Non servì nemmeno ricordarle, come ultima titubanza, l'abisso della differenza di età che si ergeva tra loro; e quando si furono scambiati per la prima volta le caste carezze riservate agli innamorati, fu semplice fingere che tale divario non esistesse. Era decisa a intrecciare la propria vita con la sua, donargli giorni di pace e baci delicati, calore e figli e il suo amore ingenuo, cinguettante, senza compromessi.

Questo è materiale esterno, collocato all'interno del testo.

static int convpool3x3_wgrad_impl(const void* x, const void* dy, float* dw, float* dbias, float* ws16, long ws_elems, int N, int Hp, int Wp,
                                  int Cin, int Cout, int flags, gank_slab_job* job, void* stream);
extern "C" int gank_convpool3x3_wgrad(const void* x, const void* dy, float* dw, float* dbias, float* ws16, long ws_elems, int N, int Hp, int Wp,
                                      int Cin, int Cout, int flags, void* stream) {
  return convpool3x3_wgrad_impl(x, dy, dw, dbias, ws16, ws_elems, N, Hp, Wp, Cin, Cout, flags, nullptr, stream);
}
extern "C" int gank_convpool3x3_wgrad_job(const void* x, const void* dy, float* dw, float* dbias, float* ws16, long ws_elems, int N, int Hp, int Wp,
                                          int Cin, int Cout, int flags, gank_slab_job* job, void* stream) {
  GANK_REQUIRE(job, "convpool3x3_wgrad_job: null job");
  *job = gank_slab_job{nullptr, dw, 9L * Cin * Cout, 16L * Cin * Cout, 0, 0.25f, 1};
  return convpool3x3_wgrad_impl(x, dy, dw, dbias, ws16, ws_elems, N, Hp, Wp, Cin, Cout, flags, job, stream);
}
static int convpool3x3_wgrad_impl(const void* x, const void* dy, float* dw, float* dbias, float* ws16, long ws_elems, int N, int Hp, int Wp,
                                  int Cin, int Cout, int flags, gank_slab_job* job, void* stream) {
  GANK_REQUIRE(x && dy && dw && ws16, "convpool3x3_wgrad: null pointer");
  GANK_REQUIRE(Cin % 4 == 0 && Cout % 4 == 0, "convpool3x3_wgrad: channels must be multiples of 4");
  hipStream_t s = (hipStream_t)stream;
  if (wgrad_cpool_rows_ok(N, Hp, Wp, Cin, Cout)) {
    WgradArgs a{};
    a.x = (const bf16*)x; a.dy = (const bf16*)dy; a.dw = dw; a.dbias = dbias; a.ws = ws16;
    a.N = N; a.H = Hp; a.W = Wp; a.Hx = 2 * Hp; a.Wx = 2 * Wp; a.Hdy = Hp; a.Wdy = Wp;
    a.Cin = Cin; a.Cout = Cout; a.M = N * Hp * Wp;
    a.sw = log2_or_neg(Wp); a.shw = log2_or_neg(Hp * Wp);
    wgrad_cpool_rows_geometry(a);
    GANK_REQUIRE(ws_elems >= 16L * Cin * Cout * a.splits, "convpool3x3_wgrad: workspace of %ld floats, need %ld (gank_convpool3x3_wgrad_ws_elems)",
                 ws_elems, 16L * Cin * Cout * a.splits);
    gank_prof_begin(1, 2.0 * a.M * 16.0 * Cin * Cout, s, 2.0 * ((double)N * 4 * Hp * Wp * Cin + (double)a.M * Cout) + 36.0 * Cin * Cout);
    gank_prof_tag(1, (job && a.splits <= 16 && (reinterpret_cast<uintptr_t>(dw) & 15) == 0) ? "conv_wgrad_rows_kernel<1, true, 3>"
                                                                                           : "conv_wgrad_rows_kernel<1, true, 3> + wgrad_cpool_fold_slabs_kernel");
    a.scale = 1.f;
    auto kern = (flags & GANK_IN_RELU) ? conv_wgrad_rows_kernel<1, true, 3> : conv_wgrad_rows_kernel<0, true, 3>;
    a.xcd = 1;
    hipLaunchKernelGGL(kern, dim3((unsigned)(4 * a.tiles_ci * a.tiles_co * a.splits)), dim3(512), WGRAD_ROWS_LDS, s, a);
    const long plane4 = (long)Cin * Cout / 4;
    if (job && a.splits <= 16 && (reinterpret_cast<uintptr_t>(dw) & 15) == 0) {
      job->slabs = ws16;
      job->nslabs = a.splits;
    } else {
      hipLaunchKernelGGL(wgrad_cpool_fold_slabs_kernel, dim3((unsigned)cdiv(plane4, 256), 9), dim3(256), 0, s, ws16, dw, plane4, a.splits);
    }
    gank_prof_end(1, s);
    GANK_LAUNCH_OK("convpool3x3_wgrad");
    return 0;
  }
  GANK_REQUIRE(ws_elems >= 16L * Cin * Cout, "convpool3x3_wgrad: workspace of %ld floats, need %ld", ws_elems, 16L * Cin * Cout);
  const long n4 = 16L * Cin * Cout / 4;
  hipLaunchKernelGGL(wgrad_zero_kernel, dim3((unsigned)cdiv(n4, 256)), dim3(256), 0, s, ws16, n4);
  WgradArgs a{};
  a.x = (const bf16*)x; a.dy = (const bf16*)dy; a.dw = ws16; a.dbias = dbias;
  a.N = N; a.H = Hp; a.W = Wp;
  a.Hx = 2 * Hp; a.Wx = 2 * Wp; a.Hdy = Hp; a.Wdy = Wp;
  a.Cin = Cin; a.Cout = Cout; a.ks = 4; a.pad = 1;
  a.flags = WG_X_STRIDE2 | (flags & GANK_IN_RELU);
  a.scale = 1.f;
  if (gank_wgrad_dispatch(a, s)) return 1;
  const long plane4 = (long)Cin * Cout / 4;
  hipLaunchKernelGGL(wgrad_fold4x4_kernel, dim3((unsigned)cdiv(plane4, 256)), dim3(256), 0, s, ws16, dw, plane4);
  GANK_LAUNCH_OK("convpool3x3_wgrad");
  return 0;
}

Bedivere parlò della straordinaria coincidenza di eventi che l'avevano condotto lassù: come aveva potuto Gawain sapere per certo che lui si sarebbe salvato?
Lo sperava, forse; quando non esistono più certezze, la speranza è l'unica certezza che rimane. Ma c'era di più. Lui sapeva dei sentimenti dell'amico per la figlia. È probabile che Sir Lucan non avesse trattenuto la sua lingua, non c'era da meravigliarsi.
No, non era stata una coincidenza, avrebbe convenuto con Clarissant quando tutto il disprezzo riservatogli fino ad allora si fosse mostrato per ciò che era: il rifiuto di guardarsi allo specchio, di riconoscere un proprio simile. Lui l'aveva salvata due volte, la prima con una menzogna e la seconda con la verità, dall'ira colpevole di Gaheris. Ma poiché ammettere che il Male si annidasse in famiglia non era nello stile dei figli di Lot, era stato ben più facile per lei portare rancore ad un estraneo per una colpa inesistente. Ugualmente cieco, Gawain era corso in Francia a sfidare Lancelot, piuttosto che cercare di capire perché Mordred avesse messo tanto zelo a svelare lo scandalo di corte.

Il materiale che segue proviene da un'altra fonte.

def lib() -> C.CDLL:
    global _lib
    if _lib is not None:
        return _lib
    if not os.path.exists(LIB_PATH):
        raise ImportError(f"{LIB_PATH} is missing: run `python -c 'import __graft_entry__ as g; g.build()'` "
                          f"(hipcc --offload-arch=gfx950); there is no CPU fallback")
    L = C.CDLL(LIB_PATH)
    fp = C.POINTER(C.c_float)
    L.rtw_abi_version.restype = C.c_int
    L.rtw_device_count.restype = C.c_int
    L.rtw_strerror.restype = C.c_char_p
    L.rtw_strerror.argtypes = [C.c_int]
    L.rtw_last_hip_error.restype = C.c_int
    L.rtw_ctx_create.argtypes = [C.c_int, C.POINTER(C.c_void_p)]
    L.rtw_ctx_destroy.argtypes = [C.c_void_p]
    L.rtw_ctx_destroy.restype = None
    L.rtw_ctx_set_stream.argtypes = [C.c_void_p, C.c_void_p]
    L.rtw_ctx_set_scene.argtypes = [C.c_void_p, C.POINTER(RtwScene), C.c_float, C.c_float]
    L.rtw_ctx_render.argtypes = [C.c_void_p, C.POINTER(RtwCamera), C.POINTER(RtwParams), C.c_void_p, C.POINTER(RtwStats)]
    L.rtw_ctx_render_multi.argtypes = [C.c_void_p, C.POINTER(RtwCamera), C.POINTER(RtwParams), C.c_float, C.c_uint32, C.c_uint32,
                                       C.c_void_p, C.POINTER(RtwStats)]
    L.rtw_render.argtypes = [C.POINTER(RtwCamera), C.POINTER(RtwScene), C.POINTER(RtwParams), C.c_void_p, C.POINTER(RtwStats)]
    L.rtw_ctx_set_option.argtypes = [C.c_void_p, C.c_uint32, C.c_double]
    L.rtw_mgpu_create.argtypes = [C.POINTER(C.c_int), C.c_uint32, C.POINTER(C.c_void_p)]
    L.rtw_mgpu_destroy.argtypes = [C.c_void_p]
    L.rtw_mgpu_destroy.restype = None
    L.rtw_mgpu_set_scene.argtypes = [C.c_void_p, C.POINTER(RtwScene), C.c_float, C.c_float]
    L.rtw_mgpu_set_option.argtypes = [C.c_void_p, C.c_uint32, C.c_double]
    L.rtw_mgpu_render.argtypes = [C.c_void_p, C.POINTER(RtwCamera), C.POINTER(RtwParams), C.c_void_p, C.POINTER(RtwStats), C.POINTER(RtwStats)]
    L.rtw_render_multi_gpu.argtypes = [C.POINTER(C.c_int), C.c_uint32, C.POINTER(RtwCamera), C.POINTER(RtwScene), C.POINTER(RtwParams),
                                       C.c_void_p, C.POINTER(RtwStats)]
    L.rtw_viewport_new.argtypes = [C.c_uint32, C.c_float, fp, fp, fp, fp, fp, C.POINTER(RtwCamera), C.POINTER(C.c_uint32)]
    L.rtw_viewport_new_from_res.argtypes = [C.c_uint32, C.c_uint32, fp, fp, fp, fp, fp, C.POINTER(RtwCamera), C.POINTER(C.c_uint32)]
    L.rtw_sphere_new.argtypes = [fp, C.c_float, fp, fp, fp, C.POINTER(RtwSphere)]
    L.rtw_sphere_new_with_texture.argtypes = [fp, C.c_float, fp, fp, fp, C.c_int32, C.POINTER(RtwSphere)]
    L.rtw_vec3_rotated.restype = None
    L.rtw_vec3_rotated.argtypes = [fp, fp, fp]
    L.rtw_tile_order.argtypes = [C.c_uint32, C.c_uint32, C.c_uint32, C.POINTER(RtwCamera), C.POINTER(RtwScene), C.POINTER(C.c_uint32), C.c_uint32]
    L.rtw_part_rows.restype = C.c_uint32
    L.rtw_part_rows.argtypes = [C.c_uint32] * 4
    L.rtw_quantize_u8.restype = None
    L.rtw_quantize_u8.argtypes = [fp, C.c_size_t, C.POINTER(C.c_uint8)]
    L.rtw_camera2_new.argtypes = [C.c_float, fp, fp, fp, C.c_float, C.c_float, C.POINTER(RtwCamera)]
    L.rtw_quantize_u8_rust2.restype = None
    L.rtw_quantize_u8_rust2.argtypes = [fp, C.c_size_t, C.POINTER(C.c_uint8)]
    L.rtw_scene_to_json.restype = C.c_size_t
    L.rtw_scene_to_json.argtypes = [C.POINTER(RtwScene), C.c_char_p, C.c_size_t]
    L.rtw_scene_from_json.argtypes = [C.c_char_p, C.c_size_t, C.POINTER(RtwSphere), C.c_uint32, C.POINTER(C.c_uint32),
                                      C.POINTER(RtwTexture), C.c_uint32, C.POINTER(C.c_uint32), fp, C.c_uint32, C.POINTER(C.c_uint32)]
    L.rtw_write_png_f32.argtypes = [C.c_char_p, fp, C.c_uint32, C.c_uint32]
    L.rtw_write_ppm_f32.argtypes = [C.c_char_p, fp, C.c_uint32, C.c_uint32]
    L.rtw_bvh_validate.argtypes = [C.POINTER(RtwScene), C.c_float, C.c_float] + [C.POINTER(C.c_uint32)] * 4
    L.rtw_bvh_dump.argtypes = [C.POINTER(RtwScene), C.c_float, C.c_float, C.c_void_p, C.c_uint32, C.POINTER(C.c_uint32), C.POINTER(C.c_int32),
                               C.POINTER(C.c_uint32), C.POINTER(C.c_uint32), C.c_void_p, C.c_uint32, C.POINTER(C.c_uint32), C.c_void_p]
    L.rtw_bvh_query_host.argtypes = [C.POINTER(RtwScene), C.c_float, C.c_float, C.c_void_p, C.c_uint32, C.c_float, C.c_float, C.c_float,
                                     C.c_uint32, C.c_void_p, C.c_void_p, C.c_void_p]
    L.rtw_scene_generate.argtypes = [C.c_uint32, C.c_uint64, C.POINTER(RtwSphere), C.c_uint32, C.POINTER(C.c_uint32),
                                     C.POINTER(RtwTexture), C.c_uint32, C.POINTER(C.c_uint32),
                                     fp, C.c_uint32, C.POINTER(C.c_uint32)]
    L.rtw_scene_default_view.argtypes = [C.c_uint32, C.POINTER(RtwCamera), C.POINTER(RtwParams)]
    L.rtw_quad_new.argtypes = [fp, fp, fp, fp, fp, fp, C.POINTER(RtwQuad)]
    L.rtw_box_quads.argtypes = [fp, fp, fp, fp, C.POINTER(RtwQuad)]
    L.rtw_scene_generate_geom.argtypes = [C.c_uint32, C.c_uint64, C.POINTER(RtwSphere), C.POINTER(RtwQuad), C.POINTER(RtwInstance),
                                          C.POINTER(RtwSphere), C.POINTER(RtwQuad), C.POINTER(C.c_uint32), C.POINTER(C.c_uint32), fp]
    L.rtw_perlin_new.argtypes = [C.c_uint64, C.POINTER(RtwPerlin)]
    L.rtw_perlin_eval.argtypes = [C.POINTER(RtwPerlin), fp, C.c_uint32, C.c_uint32, fp]
    L.rtw_ctx_perlin_eval.argtypes = [C.c_void_p, C.POINTER(RtwPerlin), fp, C.c_uint32, C.c_uint32, fp]
    L.rtw_ctx_set_texture_noise.argtypes = [C.c_void_p, C.POINTER(RtwPerlin), C.c_uint32, C.POINTER(RtwTextureNoise), C.c_uint32]
    L.rtw_mgpu_set_texture_noise.argtypes = [C.c_void_p, C.POINTER(RtwPerlin), C.c_uint32, C.POINTER(RtwTextureNoise), C.c_uint32]
    L.rtw_bilateral_filter.argtypes = [C.c_void_p, C.c_uint32, C.c_uint32, C.POINTER(RtwBilateral), C.c_void_p, C.POINTER(RtwFilterStats)]
    L.rtw_ctx_bilateral_filter.argtypes = [C.c_void_p, C.c_void_p, C.c_uint32, C.c_uint32, C.POINTER(RtwBilateral), C.c_void_p,
                                           C.POINTER(RtwFilterStats)]
    L.rtw_guided_filter.argtypes = [C.c_void_p, C.c_uint32, C.c_uint32, C.c_void_p, C.c_void_p, C.c_void_p, C.POINTER(RtwGuidedFilter), C.c_void_p,
                                    C.POINTER(RtwFilterStats)]
    L.rtw_ctx_guided_filter.argtypes = [C.c_void_p, C.c_void_p, C.c_uint32, C.c_uint32, C.c_void_p, C.c_void_p, C.c_void_p,
                                        C.POINTER(RtwGuidedFilter), C.c_void_p, C.POINTER(RtwFilterStats)]
    L.rtw_triangle_new.argtypes = [fp, fp, fp, fp, fp, fp, C.c_int32, C.POINTER(RtwTriangle)]
    L.rtw_ctx_set_triangles.argtypes = [C.c_void_p, C.POINTER(RtwTriangle), C.c_uint32]
    L.rtw_mgpu_set_triangles.argtypes = [C.c_void_p, C.POINTER(RtwTriangle), C.c_uint32]
    L.rtw_triangle_bvh_validate.argtypes = [C.POINTER(RtwTriangle), C.c_uint32] + [C.POINTER(C.c_uint32)] * 3
    L.rtw_triangle_hits.argtypes = [C.POINTER(RtwTriangle), C.c_uint32, fp, C.c_uint32, C.c_float, C.c_float, fp, C.POINTER(C.c_int32)]
    L.rtw_ctx_triangle_hits.argtypes = [C.c_void_p, fp, C.c_uint32, C.c_float, C.c_float, C.c_uint32, fp, C.POINTER(C.c_int32),
                                        C.POINTER(RtwStats)]
    L.rtw_depth_rays.argtypes = [C.POINTER(RtwCamera), C.c_uint32, C.c_uint32, fp]
    L.rtw_ctx_scene_hits.argtypes = [C.c_void_p, C.c_void_p, C.c_uint32, C.c_float, C.c_float, C.c_float, C.c_uint32, C.c_void_p, C.c_void_p,
                                     C.c_void_p, C.POINTER(RtwStats)]
    L.rtw_ctx_depth_map.argtypes = [C.c_void_p, C.POINTER(RtwCamera), C.c_uint32, C.c_uint32, C.c_float, C.c_float, C.c_float, C.c_uint32,
                                    C.c_void_p, C.c_void_p, C.c_void_p, C.POINTER(RtwStats)]
    L.rtw_ctx_set_lights.argtypes = [C.c_void_p, C.POINTER(RtwLight), C.c_uint32, C.c_float]
    L.rtw_mgpu_set_lights.argtypes = [C.c_void_p, C.POINTER(RtwLight), C.c_uint32, C.c_float]
    L.rtw_lights_validate.argtypes = [C.POINTER(RtwScene), C.POINTER(RtwLight), C.c_uint32]
    L.rtw_light_mid.argtypes = [C.POINTER(RtwScene), C.POINTER(RtwLight), fp]
    L.rtw_material_pdf.argtypes = [fp, fp, fp, fp, C.c_float, fp, fp, C.c_float]
    L.rtw_material_pdf.restype = C.c_float
    L.rtw_light_term.argtypes = [C.c_uint32, C.c_float, fp, C.c_float, fp, C.c_float, fp, fp]
    L.rtw_mixed_validate.argtypes = [C.POINTER(RtwScene), C.POINTER(RtwParams), C.c_uint32, C.c_uint32]
    L.rtw_mixed_dir.argtypes = [C.c_float, C.c_float, C.c_float, fp, fp]
    L.rtw_mixed_pdf.argtypes = [C.c_float, fp, fp, fp, fp, fp, fp]
    L.rtw_ctx_set_instance_rotations.argtypes = [C.c_void_p, fp, C.c_uint32]
    L.rtw_mgpu_set_instance_rotations.argtypes = [C.c_void_p, fp, C.c_uint32]
    L.rtw_instance_rotations_validate.argtypes = [C.POINTER(RtwScene), fp, C.c_uint32]
    L.rtw_quat_rotate.argtypes = [fp, fp, fp]
    L.rtw_quat_mul.argtypes = [fp, fp, fp]
    L.rtw_quat_from_axis.argtypes = [C.c_float, fp, fp]
    L.rtw_quat_from_euler.argtypes = [fp, fp]
    L.rtw_pow_plain.argtypes = [fp, fp, C.c_size_t, fp]
    L.rtw_sin_plain.argtypes = [fp, C.c_size_t, fp]
    L.rtw_exp_plain.argtypes = [fp, C.c_size_t, fp]
    L.rtw_cos_plain.argtypes = [fp, C.c_size_t, fp]
    _lib = L
    return L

È stato un suicidio, ora me ne rendo conto, e prego Iddio di perdonarmi. Spero di combattere, domani, ed espiare la mia presunzione con il sangue e l'estrema fedeltà al mio re, Arthur Pendragon.

Branwen sfiorò ancora una volta quelle parole sulla carta e le fece scivolare dentro di sé, dove risiedeva ormai la sicurezza che suo padre l'aveva sempre amata.


- Voi non c'entravate nulla. Eravate uno spettatore impotente delle mie disgrazie, e vi ho scambiato per un nemico... la fantasia e la realtà si sono confuse in me, e non posso rimediare altrimenti che chiedendo il vostro perdono.
- Vi sono devoto, signora, e peccherei di presunzione concedendo un giudizio che non mi appartiene. Iddio perdona, io amo. - Pronunciò queste parole con gli occhi negli occhi di Branwen, mentre attendevano il chierico che avrebbe celebrato il loro matrimonio.
Clarissant era serena per essersi rappacificata con lui, ma ancora sentiva lo stomaco chiudersi pensando che mai più avrebbe vissuto quella felicità.
Era invidia? Sì, un poco, non quell'invidia cattiva e sterile che distrugge i rapporti e congela l'anima, semplicemente si rendeva conto che la nipote era più fortunata di quanto lo fosse stata lei, null'altro. Ma a ben guardare, ora erano entrambe fortunate ad averlo accanto; poiché lei e Branwen erano davvero le due facce di una moneta, i due volti della luna. Benedisse la loro unione, ed infine pianse di gioia.



Alla fine dell'anno seguente, prima che nascesse Amren - futuro sovrano di Orkney e di Norvegia - appresero della morte di Melehan e di suo fratello Melou per mano di re Constantine.
La spada di Sir Colgrevance andò perduta per sempre. Si narra che Lancelot, giunto in Britannia dopo la grande battaglia, aveva provato vergogna del sangue che tale strumento aveva versato per sua mano e l'aveva distrutta. E in quello stesso istante, in un castello di Gore una donna era scoppiata a ridere - e quando la vecchia madre le aveva chiesto perché, ella l'aveva uccisa.